Rechnungen werden aktuell immer noch hauptsächlich per Post oder E-Mail versendet. Der Empfänger der Rechnung muss sie manuell in seinem System erfassen, um sie verbuchen sowie dem Leistungserbringer den Betrag überweisen zu können.

An dieser Stelle kommt die elektronische Rechnung ins Spiel. Geringere Kosten, Zeitersparnis und beschleunigte Begleichung gehören zu den Hauptvorteilen.

Mit dem 2011 beschlossenen Steuervereinfachungsgesetz wurde der Grundstein für eine moderne und elektronische Rechnungsstellung gelegt, indem Papier- und elektronische Rechnungen für gleichwertig erklärt wurden. Um eine digitale Rechnung handelt es sich dann, wenn diese in einem elektronischen Format ausgestellt, übermittelt und empfangen wird.

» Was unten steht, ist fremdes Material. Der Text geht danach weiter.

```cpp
template <int LP, int DP, int NW>
__global__ void __launch_bounds__(NW * 64) attn_kernel(const AttnParams p) {
    PAFUSE_XQ_GUARD();
    constexpr int QT = LP / 16, KT = LP / 16, CT = DP / 16, SD = DP / 16, ITEMS = NW / QT, LDV = DP + 4;
    constexpr int NTHR = NW * 64, C4 = DP / 4;
    static_assert(NW % QT == 0, "waves must be a multiple of the query tiles");
    extern __shared__ __attribute__((aligned(16))) float smem[];
    float* Ks = smem;
    float* Vs = smem + ITEMS * LP * LDV;
    const int tid = threadIdx.x, lane = tid & 63, wave = tid >> 6;
    const int64_t nitems = p.nseq * p.heads;
    const int C3 = 3 * p.C;

    const int il = wave / QT, qt = wave % QT;
    const int64_t item = (int64_t)blockIdx.x * ITEMS + il;
    const bool mine = item < nitems;
    int64_t seq = 0;
    int head = 0;
    if (mine) attn_item<ITEMS>(item, p.nseq, p.heads, seq, head);
    const int64_t base = (seq / p.group) * p.group_stride + (seq % p.group) * p.seq_stride;
    const int l15 = lane & 15, g = lane >> 4;
    f32x4 qf[SD];
    {
        const int q = qt * 16 + l15;
#pragma unroll
        for (int s = 0; s < SD; ++s) {
            qf[s] = f32x4{0.f, 0.f, 0.f, 0.f};
            if (mine && q < p.L && 16 * s + 4 * g < p.d)
                qf[s] = *reinterpret_cast<const f32x4*>(p.qkv + (base + q * p.tok_stride) * C3 + head * p.d + 16 * s +
                                                        4 * g);
        }
    }
    for (int sl = 0; sl < ITEMS; ++sl) {
        const int64_t it2 = (int64_t)blockIdx.x * ITEMS + sl;
        const bool ok = it2 < nitems;
        int64_t seq2 = 0;
        int head2 = 0;
        if (ok) attn_item<ITEMS>(it2, p.nseq, p.heads, seq2, head2);
        const int64_t base2 = (seq2 / p.group) * p.group_stride + (seq2 % p.group) * p.seq_stride;
        for (int idx = tid; idx < LP * C4; idx += NTHR) {
            const int t = idx / C4, c4 = idx % C4;
            f32x4 kv = {0.f, 0.f, 0.f, 0.f}, vv = {0.f, 0.f, 0.f, 0.f};
            if (ok && t < p.L && c4 * 4 < p.d) {
                const float* src = p.qkv + (base2 + t * p.tok_stride) * C3 + head2 * p.d + c4 * 4;
                kv = *reinterpret_cast<const f32x4*>(src + p.C);
                vv = *reinterpret_cast<const f32x4*>(src + 2 * p.C);
            }
            *reinterpret_cast<f32x4*>(Ks + (sl * LP + t) * LDV + c4 * 4) = kv;
            *reinterpret_cast<f32x4*>(Vs + (sl * LP + t) * LDV + c4 * 4) = vv;
        }
    }
    __syncthreads();
    if (!mine) return;
    const float* Kb = Ks + il * LP * LDV;
    const float* Vb = Vs + il * LP * LDV;
    f32x4 sc[KT];
#pragma unroll
    for (int kt = 0; kt < KT; ++kt) sc[kt] = f32x4{0.f, 0.f, 0.f, 0.f};
#pragma unroll
    for (int s = 0; s < SD; ++s) {
        f32x4 kf[KT];
#pragma unroll
        for (int kt = 0; kt < KT; ++kt)
            kf[kt] = *reinterpret_cast<const f32x4*>(Kb + (kt * 16 + l15) * LDV + 16 * s + 4 * g);
#pragma unroll
        for (int j = 0; j < 4; ++j)
#pragma unroll
            for (int kt = 0; kt < KT; ++kt)
                sc[kt] = __builtin_amdgcn_mfma_f32_16x16x4f32(kf[kt][j], qf[s][j], sc[kt], 0, 0, 0);
    }
    float mx = -INFINITY;
#pragma unroll
    for (int kt = 0; kt < KT; ++kt)
#pragma unroll
        for (int reg = 0; reg < 4; ++reg) {
            const int key = kt * 16 + 4 * g + reg;
            const float v = key < p.L ? sc[kt][reg] * p.scale : -INFINITY;
            sc[kt][reg] = v;
            mx = fmaxf(mx, v);
        }
    mx = fmaxf(mx, __shfl_xor(mx, 16));
    mx = fmaxf(mx, __shfl_xor(mx, 32));
    float sum = 0.f;
#pragma unroll
    for (int kt = 0; kt < KT; ++kt)
#pragma unroll
        for (int reg = 0; reg < 4; ++reg) {
            const float e = __builtin_amdgcn_exp2f((sc[kt][reg] - mx) * 1.44269504088896340736f);
            sc[kt][reg] = e;
            sum += e;
        }
    sum += __shfl_xor(sum, 16);
    sum += __shfl_xor(sum, 32);
    const float inv = 1.0f / sum;
#pragma unroll
    for (int kt = 0; kt < KT; ++kt)
#pragma unroll
        for (int reg = 0; reg < 4; ++reg) sc[kt][reg] *= inv;

    f32x4 oc[CT];
#pragma unroll
    for (int ct = 0; ct < CT; ++ct) oc[ct] = f32x4{0.f, 0.f, 0.f, 0.f};
#pragma unroll
    for (int kt = 0; kt < KT; ++kt)
#pragma unroll
        for (int reg = 0; reg < 4; ++reg) {
            const float* vrow = Vb + (kt * 16 + 4 * g + reg) * LDV + l15;
#pragma unroll
            for (int ct = 0; ct < CT; ++ct)
                oc[ct] = __builtin_amdgcn_mfma_f32_16x16x4f32(vrow[ct * 16], sc[kt][reg], oc[ct], 0, 0, 0);
        }
    const int q = qt * 16 + l15;
    if (q < p.L) {
        if (p.o_h) {
            uint8_t* const hrow = p.o_h + (base + q * p.tok_stride) * p.C * 4;
#pragma unroll
            for (int ct = 0; ct < CT; ++ct)
                if (ct * 16 + 4 * g < p.d) {
                    const int c = head * p.d + ct * 16 + 4 * g;
                    hsplit_store4(hrow + (c >> 3) * 32, c & 4, oc[ct]);
                }
            return;
        }
        float* orow = p.o + (base + q * p.tok_stride) * p.C + head * p.d + 4 * g;
#pragma unroll
        for (int ct = 0; ct < CT; ++ct)
            if (ct * 16 + 4 * g < p.d) *reinterpret_cast<f32x4*>(orow + ct * 16) = oc[ct];
    }
}

constexpr int ATTN_LONG_LP = 256;
template <int DP>
__global__ void __launch_bounds__(1024) attn_long_kernel(const AttnParams p) {
    PAFUSE_XQ_GUARD();
    constexpr int LP = ATTN_LONG_LP, T = LP / 16, SD = DP / 16, CT = DP / 16, LDV = DP + 4, C4 = DP / 4;
    extern __shared__ __attribute__((aligned(16))) float smem[];
    float* Ks = smem;
    float* Vs = smem + LP * LDV;
    const int tid = threadIdx.x, lane = tid & 63, w = tid >> 6, l15 = lane & 15, g = lane >> 4;
    int64_t seq;
    int head;
    attn_item<1>((int64_t)blockIdx.x, p.nseq, p.heads, seq, head);
    const int64_t base = (seq / p.group) * p.group_stride + (seq % p.group) * p.seq_stride;
    const int C3 = 3 * p.C, nt = (p.L + 15) / 16;
    f32x4 qf[SD];
    {
        const int q = 16 * w + l15;
#pragma unroll
        for (int s = 0; s < SD; ++s) {
            qf[s] = f32x4{0.f, 0.f, 0.f, 0.f};
            if (q < p.L && 16 * s + 4 * g < p.d)
                qf[s] = *reinterpret_cast<const f32x4*>(p.qkv + (base + (int64_t)q * p.tok_stride) * C3 + head * p.d + 16 * s + 4 * g);
        }
    }
    for (int idx = tid; idx < nt * 16 * C4; idx += 1024) {
        const int t = idx / C4, c4 = idx % C4;
        f32x4 kv = {0.f, 0.f, 0.f, 0.f}, vv = {0.f, 0.f, 0.f, 0.f};
        if (t < p.L && c4 * 4 < p.d) {
            const float* src = p.qkv + (base + (int64_t)t * p.tok_stride) * C3 + head * p.d + c4 * 4;
            kv = *reinterpret_cast<const f32x4*>(src + p.C);
            vv = *reinterpret_cast<const f32x4*>(src + 2 * p.C);
        }
        *reinterpret_cast<f32x4*>(Ks + t * LDV + c4 * 4) = kv;
        *reinterpret_cast<f32x4*>(Vs + t * LDV + c4 * 4) = vv;
    }
    __syncthreads();
    if (w >= nt) return;
    f32x4 sc[T];
#pragma unroll
    for (int kt = 0; kt < T; ++kt) {
        sc[kt] = f32x4{0.f, 0.f, 0.f, 0.f};
        if (kt < nt) {
#pragma unroll
            for (int s = 0; s < SD; ++s) {
                const f32x4 kf = *reinterpret_cast<const f32x4*>(Ks + (kt * 16 + l15) * LDV + 16 * s + 4 * g);
#pragma unroll
                for (int j = 0; j < 4; ++j) sc[kt] = __builtin_amdgcn_mfma_f32_16x16x4f32(kf[j], qf[s][j], sc[kt], 0, 0, 0);
            }
        }
    }
    float mx = -INFINITY;
#pragma unroll
    for (int kt = 0; kt < T; ++kt)
#pragma unroll
        for (int reg = 0; reg < 4; ++reg) {
            const float v = kt * 16 + 4 * g + reg < p.L ? sc[kt][reg] * p.scale : -INFINITY;
            sc[kt][reg] = v;
            mx = fmaxf(mx, v);
        }
    mx = fmaxf(mx, __shfl_xor(mx, 16));
    mx = fmaxf(mx, __shfl_xor(mx, 32));
    float sum = 0.f;
#pragma unroll
    for (int kt = 0; kt < T; ++kt)
#pragma unroll
        for (int reg = 0; reg < 4; ++reg) {
            const float e = __builtin_amdgcn_exp2f((sc[kt][reg] - mx) * 1.44269504088896340736f);
            sc[kt][reg] = e;
            sum += e;
        }
    sum += __shfl_xor(sum, 16);
    sum += __shfl_xor(sum, 32);
    const float inv = 1.0f / sum;
    f32x4 oc[CT];
#pragma unroll
    for (int ct = 0; ct < CT; ++ct) oc[ct] = f32x4{0.f, 0.f, 0.f, 0.f};
#pragma unroll
    for (int kt = 0; kt < T; ++kt)
        if (kt < nt) {
#pragma unroll
            for (int reg = 0; reg < 4; ++reg) {
                const float pr = sc[kt][reg] * inv;
                const float* vrow = Vs + (kt * 16 + 4 * g + reg) * LDV + l15;
#pragma unroll
                for (int ct = 0; ct < CT; ++ct) oc[ct] = __builtin_amdgcn_mfma_f32_16x16x4f32(vrow[ct * 16], pr, oc[ct], 0, 0, 0);
            }
        }
    const int q = 16 * w + l15;
    if (q < p.L) {
        float* orow = p.o + (base + (int64_t)q * p.tok_stride) * p.C + head * p.d + 4 * g;
#pragma unroll
        for (int ct = 0; ct < CT; ++ct)
            if (ct * 16 + 4 * g < p.d) *reinterpret_cast<f32x4*>(orow + ct * 16) = oc[ct];
    }
}

struct FqaParams {
    GemmParams g;
    float* o;
    int64_t nseq;
    int L, C, heads, d, nseq_tile;
    int64_t group, group_stride, seq_stride, tok_stride;
    float scale;
};

template <int LP, int DP>
struct FqaTile {
    static constexpr int NB = 3 * DP / 16, LDV = DP + 4, ROWS = 128 + (LP == 48 ? 4 : 0);
    static constexpr int STAGE_BYTES = Tile16<NB>::STAGE_BYTES, QKV_BYTES = 3 * ROWS * LDV * 4;
    static constexpr int LDS_BYTES = STAGE_BYTES > QKV_BYTES ? STAGE_BYTES : QKV_BYTES;
};

template <int LP, int DP>
__global__ void __launch_bounds__(256, 2) fqa_kernel(const FqaParams fp) {
    PAFUSE_XQ_GUARD();
    using FT = FqaTile<LP, DP>;
    constexpr int NB = FT::NB, LDV = FT::LDV, ROWS = FT::ROWS;
    using T = Tile16<NB>;
    constexpr int A_LD = T::A_LD, W_LD = T::W_LD, NTHR = T::NTHR;
    extern __shared__ __attribute__((aligned(16))) float smem[];
    const GemmParams& p = fp.g;
    uint8_t* const As = reinterpret_cast<uint8_t*>(smem);
    uint8_t* const Ws = As + T::A_BYTES;
    const int tid = threadIdx.x, lane = tid & 63, wave = tid >> 6;
    const int c = lane & 15, qd = lane >> 4;
    const int L = fp.L, NSEQ = fp.nseq_tile;
    const int64_t ntiles = (fp.nseq + NSEQ - 1) / NSEQ;
    const int xcd = blockIdx.x & 7, idx = blockIdx.x >> 3;
    const int64_t tile = (int64_t)(idx / fp.heads) * 8 + xcd;
    const int head = idx % fp.heads;
    if (tile >= ntiles) return;
    const int K = p.K, nk = K / 32;
    const int64_t seq0 = tile * NSEQ;
    const int64_t last_seq = fp.nseq - 1;
    auto token_of = [&](int r) -> int64_t {
        int sl = r / L, t = r - sl * L;
        if (sl >= NSEQ) sl = NSEQ - 1, t = L - 1;
        int64_t sq = seq0 + sl;
        if (sq > last_seq) sq = last_seq;
        return (sq / fp.group) * fp.group_stride + (sq % fp.group) * fp.seq_stride + t * fp.tok_stride;
    };

    const float* a_ptr[A_LD];
    int a_dst[A_LD];
#pragma unroll
    for (int i = 0; i < A_LD; ++i) {
        const int g = 2 * wave + (i >> 1), j = 4 * (i & 1) + qd;
        a_ptr[i] = p.A + token_of(16 * g + c) * K + 4 * j;
        a_dst[i] = g * 2048 + (j & 1) * 1024 + ((j >> 1) * 16 + c) * 16;
    }
// ... 3246 lines not shown
```

pafuse_amd/csrc/pafuse_hip.hip:

```cpp
#include "../../include/pafuse_hip.h"

#include <hip/hip_runtime.h>

#include <algorithm>
#include <cmath>
#include <cstdarg>
#include <cstdio>
#include <cstdlib>
#include <cstring>
#include <type_traits>

#include "kernels.hpp"
#include "hgemm.hpp"
#include "xgemm.hpp"
#include "sgemm.hpp"
#include "train_kernels.hpp"

using namespace pafuse;

namespace {

thread_local char g_err[512] = "";
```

Wann ist eine E-Rechnung rechtskonform?

Dem Gesetz nach ist eine E-Rechnung rechtskonform, wenn sie die allgemein gültigen Voraussetzungen aus § 14 Abs. 4 UStG erfüllt. Hierzu gehört etwa, dass die Identität des Rechnungsausstellers für den Rechnungsempfänger klar erkennbar sein muss. Zudem müssen die Unversehrtheit ihres Inhalts und die Lesbarkeit der Rechnung gewährleistet sein.

Seit dem 27. November 2020 akzeptiert der Bund nur noch elektronische Rechnungen, nachdem die Europäische Union mit ihrer Richtlinie 2014/55/EU das Ziel verfolgt, die Papierrechnung in der EU abzuschaffen. In Deutschland werden die Vorgaben der Richtlinie mit dem E-Rechnungsgesetz in nationales Recht umgesetzt.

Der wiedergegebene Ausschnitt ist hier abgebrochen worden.